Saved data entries
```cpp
struct DevStats {
    unsigned long long queue;
    unsigned long long rays, inner_steps, tri_tests, hits, texel_fetches;
    unsigned long long stack_overflows, tex_clamped, max_stack, pixels;
    unsigned long long d_iters, d_inner_lanes, d_leaf_lanes, d_iters_inner, d_iters_leaf, d_services, d_service_lanes;
    unsigned long long d_cycles_service, d_cycles_total, d_cycles_mem, d_cycles_tail;
    unsigned long long touched_geom, touched_attr;
};

struct DevParams {
    uint32_t width, height, samples, max_depth;
    uint32_t seed_mode, sample_begin, sum_only, packed;
    uint32_t accumulate, pad1;
    uint32_t tile_rank, tile_world, tiles_x, tiles_y;
    uint32_t n_local_tiles, pad0;
    unsigned long long total_work;
    float aspect;
    float samples_f;
    float cull_scale;
    uint32_t reverse_tiles;
    uint32_t service_num, service_den;
    uint32_t leaf_period, leaf_den;
    float cam[12];
    float *hdr;
    uint32_t *ovf;
    DevStats *stats;
    uint32_t *touched;
    uint32_t touched_attr_base;
};

struct DevBatch {
    const float4 *cams;
    uint32_t view_pixels;
    uint32_t tiles_recip;
};

constexpr int kStackLds = 16;
constexpr int kStackOvf = 48;
constexpr int kWavesPerBlock = 4;
constexpr uint32_t kTriPosStride = 64;
constexpr int kBlockThreads = 64 * kWavesPerBlock;
constexpr uint32_t kMaxTris = 1u << 25;
constexpr uint32_t kMaxPairs = 1u << 24;

hipError_t launch_trace(const DevScene &sc, const DevParams &pr, const DevBatch *batch, bool count, bool cull, int shading,
                        int grid_blocks, hipStream_t stream);
int trace_blocks_per_cu(bool batch, bool count, bool cull, int shading);
hipError_t launch_unpack_tiles(const float *packed_all, uint32_t width, uint32_t height,
                               uint32_t tile_world, float *hdr, hipStream_t stream);
hipError_t launch_tonemap(const float *hdr, unsigned long long n_pixels, float divisor,
                          uint8_t *rgba8, hipStream_t stream);

struct DevQuery {
    const float4 *rays;
    void *out;
    const uint32_t *tri_order;
    unsigned long long n_rays;
    float cull_scale;
    uint32_t *ovf;
    DevStats *stats;
};
hipError_t launch_ray_query(const DevScene &sc, const DevQuery &q, bool count, bool cull, bool anyhit, int grid_blocks, hipStream_t stream);
int query_blocks_per_cu(bool count, bool cull, bool anyhit);

struct DevFeatures {
    const float4 *cams;
    float *depth; uint32_t *prim; uint32_t *material; float *position; float *uv; float *normal; float *albedo; float *emission;
    const uint32_t *tri_order;
    uint32_t width, height, samples, seed_mode;
    uint32_t sample_begin;
    uint32_t tiles_x, n_tiles;
    uint32_t tiles_recip;
    uint32_t view_pixels;
    unsigned long long total_work;
    float aspect;
    float samples_f;
    float cull_scale;
    uint32_t *ovf;
    DevStats *stats;
};
hipError_t launch_first_hit(const DevScene &sc, const DevFeatures &f, bool count, bool cull, int grid_blocks, hipStream_t stream);
int first_hit_blocks_per_cu(bool count, bool cull);

hipError_t launch_popcount(const uint32_t *bitmap, unsigned long long n_words, unsigned long long *out, hipStream_t stream);
hipError_t launch_divide(float *hdr, unsigned long long n_floats, float divisor, hipStream_t stream);
hipError_t launch_postprocess(const float *hdr, unsigned long long n_pixels, float divisor, uint16_t *rgba16,
                              hipStream_t stream);

}
```
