diff --git a/rna-bloom_amd/csrc/rb_graph.hip b/rna-bloom_amd/csrc/rb_graph.hip
--- a/rna-bloom_amd/csrc/rb_graph.hip
+++ b/rna-bloom_amd/csrc/rb_graph.hip
@@ -538,11 +538,13 @@
     if (i == n_conf) sizes[i] = 0;
 }
 __global__ void k_label_init(FilterView fv, const uint64_t *__restrict__ uniq, const uint32_t *__restrict__ conf_kmers, uint32_t n_conf,
-                             const Slot *ctable, uint32_t c_log2, uint32_t *__restrict__ label, uint32_t *__restrict__ lslot) {
+                             const Slot *ctable, uint32_t c_log2, uint32_t *__restrict__ label, uint32_t *__restrict__ lslot,
+                             uint32_t *__restrict__ lcnt0, uint32_t *__restrict__ lcnt1) {
     uint32_t i = blockIdx.x * blockDim.x + threadIdx.x;
     if (i >= n_conf) return;
     const uint32_t d = conf_kmers[i];
     label[d] = d;
+    lcnt0[d] = 0u; lcnt1[d] = 0u;
     const uint64_t h0 = uniq[d];
     for (int j = 0; j < fv.cbf_h; ++j) {
         const Slot *sl = table_find(ctable, c_log2, index_of(multi_hash(h0, (uint32_t)j, fv.kmul), fv.cbf_mod));
@@ -550,7 +552,8 @@
     }
 }
 __global__ void k_label_round(int h, const uint32_t *__restrict__ conf_kmers, uint32_t n_conf, Slot *ctable, const uint32_t *__restrict__ lslot,
-                              uint32_t *__restrict__ label, uint32_t *__restrict__ changed) {
+                              uint32_t *__restrict__ label, uint32_t *__restrict__ changed, uint32_t *__restrict__ lcnt_cur,
+                              uint32_t *__restrict__ lcnt_next, uint32_t merge_runs) {
     uint32_t i = blockIdx.x * blockDim.x + threadIdx.x;
     if (i >= n_conf) return;
     const uint32_t d = conf_kmers[i];
@@ -569,11 +572,21 @@
     for (int j = 0; j < h; ++j)
         if (sl[j] != CS_NONE && atomicMin(reinterpret_cast<uint32_t *>(&ctable[sl[j]].val), l) > l) moved = true;
     if (moved) *changed = 1u;
+    if (lcnt_cur) {
+        lcnt_next[d] = 0u;
+        if (atomicAdd(&lcnt_cur[l], 1u) >= merge_runs) changed[1] = 1u;
+    }
 }
 __global__ void k_conf_kmer_keys(const uint32_t *__restrict__ conf_kmers, const uint32_t *__restrict__ label,
                                  uint32_t n_conf, uint64_t *__restrict__ keys) {
     uint32_t i = blockIdx.x * blockDim.x + threadIdx.x;
     if (i < n_conf) { uint32_t d = conf_kmers[i]; keys[i] = ((uint64_t)label[d] << 32) | d; }
+}
+__global__ void k_conf_over_sizes(const uint32_t *__restrict__ conf_kmers, const uint32_t *__restrict__ nops, const uint32_t *__restrict__ label,
+                                  const uint32_t *__restrict__ lcnt, uint32_t merge_runs, uint32_t n_conf, uint32_t *__restrict__ sizes) {
+    uint32_t i = blockIdx.x * blockDim.x + threadIdx.x;
+    if (i < n_conf) { const uint32_t d = conf_kmers[i]; sizes[i] = lcnt[label[d]] > merge_runs ? nops[d] : 0u; }
+    if (i == n_conf) sizes[i] = 0;
 }
 __global__ void k_conf_expand(const uint32_t *__restrict__ conf_kmers, const uint32_t *__restrict__ conf_off,
                               const uint32_t *__restrict__ counts, const uint32_t *__restrict__ starts,
@@ -582,10 +595,12 @@
                               uint64_t *__restrict__ op_key, uint32_t *__restrict__ op_val) {
     const uint32_t wave = (blockIdx.x * blockDim.x + threadIdx.x) >> 3, lane = threadIdx.x & 7u;
     if (wave >= n_conf) return;
+    const uint32_t out = conf_off[wave];
+    if (conf_off[wave + 1] == out) return;
     const uint32_t d = conf_kmers[wave];
     const uint32_t ops = nops[d], st = status[d];
     const uint64_t hi = (uint64_t)label[d] << 32;
-    const uint32_t base = starts[d] + counts[d] - ops, out = conf_off[wave];
+    const uint32_t base = starts[d] + counts[d] - ops;
     for (uint32_t i = lane; i < ops; i += 8u) {
         op_key[out + i] = hi | vals[base + i];
         uint32_t kind = i == 0 ? (st >> 12) & 3u : (st >> 14) & 3u;
@@ -598,13 +613,10 @@
     while (lo < hi) { uint32_t mid = (lo + hi) >> 1; if (a[mid] < key) lo = mid + 1; else hi = mid; }
     return lo;
 }
-__device__ void replay_serial(const FilterView &fv, const uint64_t *__restrict__ uniq, const uint64_t *__restrict__ op_key,
-                              const uint32_t *__restrict__ op_val, uint32_t os, uint32_t oe) {
+struct SerialReplay {
     uint64_t idx[RB_MAX_HASH];
     uint32_t c[RB_MAX_HASH], cur_d = 0xFFFFFFFFu;
-    for (uint32_t i = os; i < oe; ++i) {
-        const uint32_t v = (uint32_t)op_key[i];
-        const uint32_t ov = op_val[i], d = ov & 0x3FFFFFFFu, kind = ov >> 30;
+    __device__ __forceinline__ void op(const FilterView &fv, const uint64_t *__restrict__ uniq, uint32_t d, uint32_t kind, uint32_t v) {
         if (d != cur_d) {
             const uint64_t h0 = uniq[d];
             for (int j = 0; j < fv.cbf_h; ++j) {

* [INSTRUCTIONS FOR THE TASK]
Wherever the word "DevBatch" turns up in the records, copy out the line it is on.

* [EXPECTED ANSWER]
struct DevBatch {
hipError_t launch_trace(const DevScene &sc, const DevParams &pr, const DevBatch *batch, bool count, bool cull, int shading,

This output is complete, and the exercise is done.